# How to stop glue bottle from clogging



## Tropical (Nov 15, 2004)

Ok, I am my wits end with the Hot Stuff glue I am using.  For the first couple of days I had no problem digging out the residual glue from the bottle tip.  But now.... I used to use a needle to open up the hole... kinda shove the needle down but the fear of stabbing myself with the needle compounded with the fact that I now need a vice to press the needle in the tip is making things considerably harder.  Is there any way of preventing the hole from clogging up the spout?  I think I read somewhere that you can put a pin or something in the hole of your glue bottle but I wasn't sure if this applied to regular carpenter's glue or to these fast drying, CA, glue as well.  Your thoughts would be greatly appreciated.  I am running out of bottle spout to cut off!


----------



## DCBluesman (Nov 15, 2004)

The problem stems from the tiny amount of glue that stays in the tip when you close it due to surface tension.  I deal with it by turning the bottle upright, taking a piece of paper towel and squeezing the bottle until air pressure forces the to the top of the tip and it is wicked out by the paper towel.  I've had no problems since I started doing this. [8D]


----------



## Travlr7 (Nov 15, 2004)

Evenin" Lou

I was going to say the same thing.

The reason I make sure that the tip is covered with a rag or paper towel is that I don't want spray to get on me.[]

Bruce[]


----------



## low_48 (Nov 15, 2004)

I never put the cap on. If you want to put the cap on, lightly rap the bottom of the bottle on the bench. Wait a couple of minutes and any remaining glue will settle back into the bottle. To check, lightly squeeze the bottle and you should hear air moving in and out. Then put the cap on.


----------



## its_virgil (Nov 15, 2004)

I must confess...I too am a capless CA user. I never return the cap to the tip, never have a clogged tip, never have a glued cap or pin and when I invert my CA bottle the CA always appears. Do I have to relinquish membership and attend a CA pplicator sensitivity class?
Do a good turn daily!
Don


> _Originally posted by Tropical_
> <br />Ok, I am my wits end with the Hot Stuff glue I am using.  For the first couple of days I had no problem digging out the residual glue from the bottle tip.  But now.... I used to use a needle to open up the hole... kinda shove the needle down but the fear of stabbing myself with the needle compounded with the fact that I now need a vice to press the needle in the tip is making things considerably harder.  Is there any way of preventing the hole from clogging up the spout?  I think I read somewhere that you can put a pin or something in the hole of your glue bottle but I wasn't sure if this applied to regular carpenter's glue or to these fast drying, CA, glue as well.  Your thoughts would be greatly appreciated.  I am running out of bottle spout to cut off![!]


----------



## DCBluesman (Nov 15, 2004)

I might try leaving the cap off, but the smell of CA makes me [xx(].


----------



## Bill Baumbeck (Nov 15, 2004)

Take the clogged tip and place it in a sealable glass jar containing acetone (an olive jar, for example).  Let the clogged tip sit overnight and the acetone will dissolve the plugged end.

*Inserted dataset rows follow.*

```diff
@@ -2449,6 +2482,7 @@
             continue;
         }
         const uint64_t nhit = pc[1], ncand = pc[2], fullest = pc[3];
+        if ((fullest > s->qcap || nhit > s->hcap) && pd.published) HIPCHK(hipEventSynchronize(s->ev[1]));
         if (fullest > s->qcap) {
             uint64_t want = s->qcap;
             while (want < fullest) want *= 2;
@@ -2525,7 +2559,7 @@
         if (nhit > got) HIPCHK(hipMemcpy(raw.data() + got, s->d_hits + got, (nhit - got) * sizeof(ipcr_hit), hipMemcpyDeviceToHost));
         s->prefix_hint = std::max<uint64_t>(256, nhit + nhit / 4 + 16);
         float fms = 0, vms = 0;
-        static const bool check_pub = env_flag("IPCR_DEBUG_PUBLISH_CHECK", false);
+        const bool check_pub = env_flag("IPCR_DEBUG_PUBLISH_CHECK", false);
         if (check_pub && pd.published && got) {
             std::vector<ipcr_hit> dev(got);
             HIPCHK(hipMemcpy(dev.data(), s->d_hits, got * sizeof(ipcr_hit), hipMemcpyDeviceToHost));
@@ -2539,6 +2573,20 @@
         }
         trace("retired", s);
         HIPCHK(hipEventElapsedTime(&fms, s->ev[0], s->ev[1]));
+        if (pd.pred) {
+            const std::shared_ptr<ipcr_scratch::SweepEv> front = pd.pred->frontier ? pd.pred->frontier : pd.pred;
+            HIPCHK(hipEventSynchronize(front->stop));
+            float lead = 0;
+            if (hipEventElapsedTime(&lead, s->ev[0], front->stop) != hipSuccess) {
+                (void)hipGetLastError();
+                lead = 0;
+            }
+            if (lead >= fms) {
+                fms = 0;
+                s->sweep_ev->frontier = front;
+            } else if (lead > 0) fms -= lead;
+            pd.pred.reset();
+        }
         if (pd.verified) HIPCHK(hipEventElapsedTime(&vms, s->ev[2], s->ev[3]));
         s->stats.filter_ms = fms;
         s->stats.verify_ms = vms;
@@ -2891,7 +2939,8 @@
             }
         }
         raw->stream = raw->own_lane->s;
-        for (auto &e : raw->ev) HIPCHK(hipEventCreate(&e));
+        HIPCHK(hipEventCreate(&raw->ev[2]));
+        HIPCHK(hipEventCreate(&raw->ev[3]));
         raw->qcap = QCAP_INIT;
         raw->hcap = HCAP_INIT;
         HIPCHK(hipMalloc((void **)&raw->d_queue, raw->qcap * IPCR_QUEUE_SHARDS * sizeof(ipcr_queue_entry)));
@@ -2946,8 +2995,8 @@
     if (s->d_probe_misc) (void)hipFree(s->d_probe_misc);
     if (s->pinned) (void)hipHostFree(s->pinned);
     if (s->d_tickets) (void)hipFree(s->d_tickets);
-    for (auto &e : s->ev)
-        if (e) (void)hipEventDestroy(e);
+    for (int e = 2; e < 4; ++e)
+        if (s->ev[e]) (void)hipEventDestroy(s->ev[e]);
     if (s->ev_done) (void)hipEventDestroy(s->ev_done);
     if (s->cstream) (void)hipStreamDestroy(s->cstream);
     if (s->probe_stream) (void)hipStreamDestroy(s->probe_stream);
@@ -3148,9 +3197,21 @@
     if (s == prev) return fail(IPCR_ERR_INVALID, "ipcr_scratch_chain_after: a scratch cannot follow itself");
     if (s->pend.active) return fail(IPCR_ERR_INVALID, "ipcr_scratch_chain_after: a scan is in flight on this scratch");
     if (s->device != prev->device) return fail(IPCR_ERR_INVALID, "ipcr_scratch_chain_after: scratches of different devices");
-    s->lane_next = prev->lane_used ? prev->lane_used : prev->own_lane;
-    return IPCR_OK;
-}
+    const std::shared_ptr<ipcr_scratch::Lane> &prev_lane = prev->lane_used ? prev->lane_used : prev->own_lane;
+    const char *lv = getenv("IPCR_CHAIN_LANES");
+    if (lv && *lv && atoi(lv) <= 1) {
+        s->lane_next = prev_lane;
+        s->lane_other_next.reset();
+        s->pred_next.reset();
+        return IPCR_OK;
+    }
+    s->lane_next = prev->lane_other ? prev->lane_other : s->own_lane;
+    s->lane_other_next = prev_lane;
+    s->pred_next = s->lane_next != prev_lane ? prev->sweep_ev : nullptr;
+    return IPCR_OK;
+}
+
+void *ipcr_internal_scratch_lane(const ipcr_scratch *s) { return (s && s->lane_used) ? (void *)s->lane_used->s : nullptr; }
 
 ipcr_status ipcr_scan_genome_begin(const ipcr_panel *p, ipcr_scratch *s, const ipcr_genome *g) {
     ipcr_status st = scratch_ready(p, s);
```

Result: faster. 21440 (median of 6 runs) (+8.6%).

Having extra tips on hand will make life easier.

BB


----------



## Mac In Oak Ridge (Nov 15, 2004)

> _Originally posted by DCBluesman_
> <br />I might try leaving the cap off, but the smell of CA makes me [xx(].


Lou,
I got a quart size pickle jar, looks like a pickle barrel. Don't remember the brand name but they were dill pickles and very good.  But I digress.  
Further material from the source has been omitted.